Actually, I have always carried a round in the chamber of my Glocks, and have never had any issues. It isn't a matter of not carrying a round in the chamber, but rather being aware of the fact that you have a round in the chamber. Don't pull the trigger unless you're ready to fire the weapon. It's that simple.


----------



## GCBHM

Grunt96 said:


> I ran Glocks for a long time. They have some strong points, but after owning 5 of them over the years I've come to realize there are better guns. Sure Glocks don't rust, and are mostly reliable, but to me the triggers aren't very good, don't like the plastic guns anymore except for something I don't mind beating up, and honestly every 40s&w Glock I've fired is just not very accurate for me.

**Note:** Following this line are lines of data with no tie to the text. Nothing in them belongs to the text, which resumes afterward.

int sn_cabp_launch(const sn_conv_desc* a, const sn_conv_desc* b, void* stream);

namespace {

struct CabK {
    const bf16_t* x; int h, w;
    const uint4* w1; const float* b1; float prelu; int act;
    const uint4* w2; const float* b2;
    const float* oscale; int oscale_stride;
    const bf16_t* res2; bf16_t* out;
    XcdTiles xg;
};

constexpr __host__ __device__ int cabf_lds_slots(int npb) {
    const int k = npb <= 2 ? 2 : 4 * ((npb - 2 + 3) / 4) + 2;
    return k <= npb + 1 ? k : ((npb & 1) ? npb : npb + 1);
}
constexpr int cabf_waves(int mt, int th) {
    return mt == 1 ? (th == 8 ? 6 : 3) : mt == 2 ? 4 : mt == 3 ? 2 : 2;
}

template <int MT, int CS, int TH, int NC1, int NC2>
__global__ __launch_bounds__(256, cabf_waves(MT, TH)) void cab_fused_kernel(const CabK P) {
    extern __shared__ __attribute__((aligned(16))) char smem[];
    constexpr int TW = 32, RH = TH + 4, RW = TW + 4, MH = TH + 2, MW = TW + 2, NPB = CS / 8;
    constexpr int PS = 16 * cabf_lds_slots(NPB);
    constexpr int KTOT = 9 * CS, KS = (KTOT + 31) / 32;
    constexpr int ROWP = RW * NPB, NITEM = RH * ROWP, NIT = (NITEM + 255) / 256;
    constexpr int X_BYTES = RH * RW * PS;
    constexpr int NM = MH * MW, NT1 = (NM + 15) / 16, PER1 = (NT1 + 3) / 4;
    constexpr int NT2 = (TH * TW) / 64, XB = TW / 16;
    char* const xs = smem;
    char* const ms = smem + X_BYTES;
    const int tid = threadIdx.x & 255, lane = tid & 63, wv = wave_id();
    const int g = lane >> 4, p = lane & 15;
    int t, tyi, txi;
    if (!sn_xcd_tile(P.xg, t, tyi, txi)) return;
    const int oy0 = tyi * TH, ox0 = txi * TW;

    {
        const int iy0 = oy0 - 2, ix0 = ox0 - 2;
        const bf16_t* inb = P.x + (size_t)t * P.h * P.w * CS;
        const bool interior = iy0 >= 0 && iy0 + RH <= P.h && ix0 >= 0 && ix0 + RW <= P.w;
        uint4 v[NIT];
        if (interior) {
#pragma unroll
            for (int k = 0; k < NIT; ++k) {
                const int idx = tid + k * 256, idc = idx < NITEM ? idx : NITEM - 1;
                const int r = idc / ROWP, i = idc - r * ROWP;
                v[k] = *(const uint4*)(inb + ((size_t)iy0 * P.w + ix0) * CS + (size_t)r * P.w * CS + i * 8);
            }
#pragma unroll
            for (int k = 0; k < NIT; ++k) {
                const int idx = tid + k * 256;
                const int r = idx / ROWP, i = idx - r * ROWP, px = i / NPB, blk = i - px * NPB;
                if (idx < NITEM) *(uint4*)(xs + (r * RW + px) * PS + blk * 16) = v[k];
            }
        } else {
            bool in[NIT];
#pragma unroll
            for (int k = 0; k < NIT; ++k) {
                const int idx = tid + k * 256, idc = idx < NITEM ? idx : NITEM - 1;
                const int r = idc / ROWP, i = idc - r * ROWP, px = i / NPB, blk = i - px * NPB;
                const int gy = iy0 + r, gx = ix0 + px;
                in[k] = gy >= 0 && gy < P.h && gx >= 0 && gx < P.w;
                v[k] = *(const uint4*)(inb + (in[k] ? ((size_t)gy * P.w + gx) * CS + blk * 8 : 0));
            }
#pragma unroll
            for (int k = 0; k < NIT; ++k) {
                const int idx = tid + k * 256;
                const int r = idx / ROWP, i = idx - r * ROWP, px = i / NPB, blk = i - px * NPB;
                if (idx < NITEM) *(uint4*)(xs + (r * RW + px) * PS + blk * 16) = in[k] ? v[k] : make_uint4(0, 0, 0, 0);
            }
        }
    }
    const int c0 = g * 4 * MT;
    const float slope = P.prelu;
    const int act = P.act != 1 ? 0 : ((slope >= 0.f && slope <= 1.f) ? 1 : 2);
    __syncthreads();

#pragma unroll
    for (int ch = 0; ch < (PER1 + NC1 - 1) / NC1; ++ch) {
        int pixbase[NC1], moff[NC1];
        bool live[NC1], inimg[NC1];
#pragma unroll
        for (int n = 0; n < NC1; ++n) {
            const int j = wv + 4 * (ch * NC1 + n);
            const int q = j * 16 + p, qc = q < NM ? q : NM - 1;
            const int my = qc / MW, mx = qc - my * MW;
            pixbase[n] = (my * RW + mx) * PS;
            moff[n] = qc * PS;
            live[n] = (ch * NC1 + n < PER1) && q < NM;
            const int gy = oy0 - 1 + my, gx = ox0 - 1 + mx;
            inimg[n] = gy >= 0 && gy < P.h && gx >= 0 && gx < P.w;
        }
        f32x4_t acc[MT][NC1];
#pragma unroll
        for (int m = 0; m < MT; ++m) {
            const float4 b4 = P.b1 ? *(const float4*)(P.b1 + c0 + m * 4) : make_float4(0.f, 0.f, 0.f, 0.f);
#pragma unroll
            for (int n = 0; n < NC1; ++n) acc[m][n] = (f32x4_t){b4.x, b4.y, b4.z, b4.w};
        }
#pragma unroll
        for (int s = 0; s < KS; ++s) {
            int toff = 0;
#pragma unroll
            for (int gg = 0; gg < 4; ++gg) {
                const int kk0 = (s * 4 + gg) * 8;
                const int tap = kk0 / CS, cc0 = kk0 - tap * CS, dy = tap / 3, dx = tap - dy * 3;
                const int o = kk0 < KTOT ? (dy * RW + dx) * PS + cc0 * 2 : 0;
                toff = g == gg ? o : toff;
            }
            bf16x8_t a[MT];
#pragma unroll
            for (int m = 0; m < MT; ++m) a[m] = as_frag(P.w1[(m * KS + s) * 64 + lane]);
            bf16x8_t b[NC1];
#pragma unroll
            for (int n = 0; n < NC1; ++n) b[n] = as_frag(*(const uint4*)(xs + pixbase[n] + toff));
#pragma unroll
            for (int m = 0; m < MT; ++m)
#pragma unroll
                for (int n = 0; n < NC1; ++n) acc[m][n] = mfma16(a[m], b[n], acc[m][n]);
        }
#pragma unroll
        for (int n = 0; n < NC1; ++n) {
            if (ch * NC1 + n >= PER1) continue;
            uint32_t wd[MT][2];
#pragma unroll
            for (int m = 0; m < MT; ++m) {
                float v[4] = {acc[m][n][0], acc[m][n][1], acc[m][n][2], acc[m][n][3]};
                if (act == 1) {
#pragma unroll
                    for (int r = 0; r < 4; ++r) v[r] = fmaxf(v[r], slope * v[r]);
                } else if (act == 2) {
#pragma unroll
                    for (int r = 0; r < 4; ++r) v[r] = fmaf(slope, fminf(v[r], 0.f), fmaxf(v[r], 0.f));
                }
                wd[m][0] = inimg[n] ? pack_bf2(v[0], v[1]) : 0u;
                wd[m][1] = inimg[n] ? pack_bf2(v[2], v[3]) : 0u;
            }
            if (live[n]) {
                char* dst = ms + moff[n] + c0 * 2;
                if constexpr (MT == 2 || MT == 4) {
#pragma unroll
                    for (int m = 0; m < MT; m += 2)
                        if (c0 + m * 4 < CS) *(uint4*)(dst + m * 8) = make_uint4(wd[m][0], wd[m][1], wd[m + 1][0], wd[m + 1][1]);
                } else {
#pragma unroll
                    for (int m = 0; m < MT; ++m)
                        if (c0 + m * 4 < CS) *(uint2*)(dst + m * 8) = make_uint2(wd[m][0], wd[m][1]);
                }
            }
        }
    }
// ... 1 lines not shown

    const bool full = (oy0 + TH <= P.h) && (ox0 + TW <= P.w);
    const size_t tbase = (((size_t)t * P.h + oy0) * P.w + ox0) * CS;
    bf16_t* const outb = P.out + tbase;
    const bf16_t* const res2b = P.res2 ? P.res2 + tbase : nullptr;
    float4 osc[MT];
    const bool has_osc = P.oscale != nullptr;
#pragma unroll
    for (int m = 0; m < MT; ++m)
        osc[m] = has_osc ? *(const float4*)(P.oscale + (size_t)t * P.oscale_stride + c0 + m * 4) : make_float4(1.f, 1.f, 1.f, 1.f);
#pragma unroll
    for (int ch = 0; ch < (NT2 + NC2 - 1) / NC2; ++ch) {
        int pixbase[NC2], loff[NC2], xoff[NC2];
        bool valid[NC2];
#pragma unroll
        for (int n = 0; n < NC2; ++n) {
            const int nl = ch * NC2 + n < NT2 ? ch * NC2 + n : NT2 - 1;
            const int nn = wv * NT2 + nl, row = nn / XB, xb = nn - row * XB;
            pixbase[n] = (row * MW + xb * 16 + p) * PS;
            xoff[n] = ((row + 2) * RW + xb * 16 + p + 2) * PS + c0 * 2;
            loff[n] = (row * P.w + xb * 16 + p) * CS + c0;
            valid[n] = full || ((oy0 + row < P.h) && (ox0 + xb * 16 + p < P.w));
        }
        f32x4_t acc[MT][NC2];
#pragma unroll
        for (int m = 0; m < MT; ++m) {
            const float4 b4 = P.b2 ? *(const float4*)(P.b2 + c0 + m * 4) : make_float4(0.f, 0.f, 0.f, 0.f);
#pragma unroll
            for (int n = 0; n < NC2; ++n) acc[m][n] = (f32x4_t){b4.x, b4.y, b4.z, b4.w};
        }
#pragma unroll
        for (int s = 0; s < KS; ++s) {
            int toff = 0;
#pragma unroll
            for (int gg = 0; gg < 4; ++gg) {
                const int kk0 = (s * 4 + gg) * 8;
                const int tap = kk0 / CS, cc0 = kk0 - tap * CS, dy = tap / 3, dx = tap - dy * 3;
                const int o = kk0 < KTOT ? (dy * MW + dx) * PS + cc0 * 2 : 0;
                toff = g == gg ? o : toff;
            }
            bf16x8_t a[MT];
#pragma unroll
            for (int m = 0; m < MT; ++m) a[m] = as_frag(P.w2[(m * KS + s) * 64 + lane]);
            bf16x8_t b[NC2];
#pragma unroll
            for (int n = 0; n < NC2; ++n) b[n] = as_frag(*(const uint4*)(ms + pixbase[n] + toff));
#pragma unroll
            for (int m = 0; m < MT; ++m)
#pragma unroll
                for (int n = 0; n < NC2; ++n) acc[m][n] = mfma16(a[m], b[n], acc[m][n]);
        }
#pragma unroll
        for (int n = 0; n < NC2; ++n) {
            if (ch * NC2 + n >= NT2) continue;
            float v[MT][4];
#pragma unroll
            for (int m = 0; m < MT; ++m) {
                v[m][0] = acc[m][n][0]; v[m][1] = acc[m][n][1]; v[m][2] = acc[m][n][2]; v[m][3] = acc[m][n][3];
                if (has_osc) { v[m][0] *= osc[m].x; v[m][1] *= osc[m].y; v[m][2] *= osc[m].z; v[m][3] *= osc[m].w; }
            }
            if constexpr (MT == 2 || MT == 4) {
#pragma unroll
                for (int m = 0; m < MT; m += 2)
                    if (c0 + m * 4 < CS) {
                        const uint4 rr = *(const uint4*)(xs + xoff[n] + m * 8);
                        v[m][0] += bf_lo(rr.x); v[m][1] += bf_hi(rr.x); v[m][2] += bf_lo(rr.y); v[m][3] += bf_hi(rr.y);
                        v[m + 1][0] += bf_lo(rr.z); v[m + 1][1] += bf_hi(rr.z); v[m + 1][2] += bf_lo(rr.w); v[m + 1][3] += bf_hi(rr.w);
                    }
            } else {
#pragma unroll
                for (int m = 0; m < MT; ++m)
                    if (c0 + m * 4 < CS) {
                        const uint2 rr = *(const uint2*)(xs + xoff[n] + m * 8);
                        v[m][0] += bf_lo(rr.x); v[m][1] += bf_hi(rr.x); v[m][2] += bf_lo(rr.y); v[m][3] += bf_hi(rr.y);
                    }
            }
            if (!valid[n]) continue;
            if (res2b) {
                const bf16_t* src = res2b + loff[n];
                if constexpr (MT == 2 || MT == 4) {
#pragma unroll
                    for (int m = 0; m < MT; m += 2)
                        if (c0 + m * 4 < CS) {
                            const uint4 rr = *(const uint4*)(src + m * 4);
                            v[m][0] += bf_lo(rr.x); v[m][1] += bf_hi(rr.x); v[m][2] += bf_lo(rr.y); v[m][3] += bf_hi(rr.y);
                            v[m + 1][0] += bf_lo(rr.z); v[m + 1][1] += bf_hi(rr.z); v[m + 1][2] += bf_lo(rr.w); v[m + 1][3] += bf_hi(rr.w);
                        }
                } else {
#pragma unroll
                    for (int m = 0; m < MT; ++m)
                        if (c0 + m * 4 < CS) {
                            const uint2 rr = *(const uint2*)(src + m * 4);
                            v[m][0] += bf_lo(rr.x); v[m][1] += bf_hi(rr.x); v[m][2] += bf_lo(rr.y); v[m][3] += bf_hi(rr.y);
                        }
                }
            }
            bf16_t* dst = outb + loff[n];
            if constexpr (MT == 2 || MT == 4) {
#pragma unroll
                for (int m = 0; m < MT; m += 2)
                    if (c0 + m * 4 < CS)
                        *(uint4*)(dst + m * 4) = make_uint4(pack_bf2(v[m][0], v[m][1]), pack_bf2(v[m][2], v[m][3]),
                                                            pack_bf2(v[m + 1][0], v[m + 1][1]), pack_bf2(v[m + 1][2], v[m + 1][3]));
            } else {
#pragma unroll
                for (int m = 0; m < MT; ++m)
                    if (c0 + m * 4 < CS) {
                        uint2 o; o.x = pack_bf2(v[m][0], v[m][1]); o.y = pack_bf2(v[m][2], v[m][3]);
                        *(uint2*)(dst + m * 4) = o;
                    }
            }
        }
    }
}

template <int MT, int CS, int TH, int NC1, int NC2>
int launch_cab_fused(const CabK& K, int T, hipStream_t st) {
    constexpr int TW = 32, PS = 16 * cabf_lds_slots(CS / 8);
    CabK P = K; P.xg = sn_xcd_tiles((K.w + TW - 1) / TW, (K.h + TH - 1) / TH, T);
    const dim3 grid = sn_xcd_grid(P.xg);
    const size_t lds = (size_t)((TH + 4) * (TW + 4) + (TH + 2) * (TW + 2)) * PS;
    if (lds > 64 * 1024) {
        if (hipFuncSetAttribute((const void*)cab_fused_kernel<MT, CS, TH, NC1, NC2>, hipFuncAttributeMaxDynamicSharedMemorySize, (int)lds) != hipSuccess)
            return SN_ELAUNCH;
    }
    hipLaunchKernelGGL((cab_fused_kernel<MT, CS, TH, NC1, NC2>), grid, dim3(256), lds, st, P);
    return sn_check_launch();
}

The 9mm and 45 are accurate, and the 40s&w is accurate enough, but not as much as the 9mm and 45 Glocks for some reason. My buddies and I have both noticed this. I had even at one point wondered about the inherent accuracy of the 40s&w because my experience with the caliber was mostly isolated to Glocks.
> 
> Once I shot my 96a1 I realized the 40s&w is an extremely accurate round, and the 96a1 has become my main stay. Don't get me wrong the 40s&w Glocks are accurate, they just aren't on par with the 96a1 by any means. The Beretta 92/96 are just better weapons to me the trigger is much smoother (I run the D spring), gun is balanced better, has a natural point of aim, handles recoil extremely well, extremely reliable. Never an issue from a 92/96, and can't say that for a few Glocks I've had. Plus they are just really nice looking guns, and I like the all metal weapon better which has a much more quality feel.


A round isn't accurate. A shooter is, and some pistols can aid a shooter, but I get what you're saying.


----------



## GCBHM

I think it's no secret that I am a Glock fan. There really are only a few guns that I denounce, but any quality gun is good in my book. I don't like the Beretta Storm pistols simply b/c I just think they are ugly, and they don't fit my hand well, but if I'm being completely objective and honest, the Beretta 92 is one of the finest pistols ever produced. 

I know denner and I went round and round on this topic earlier on, but upon his plea, along with a few others, I took a closer, more objective look at it. I've always loved the look and feel of the 92. My only gripe has been consistenly the slide mounted safety. It's not that I object to a safety being mounted on the slide, but more to reach on some models, and unfortunately, for me the reach on the 92 is difficult to manipulate smoothly. I like the frame mounted safety on the look-a-like Taurus model much better. BUT! 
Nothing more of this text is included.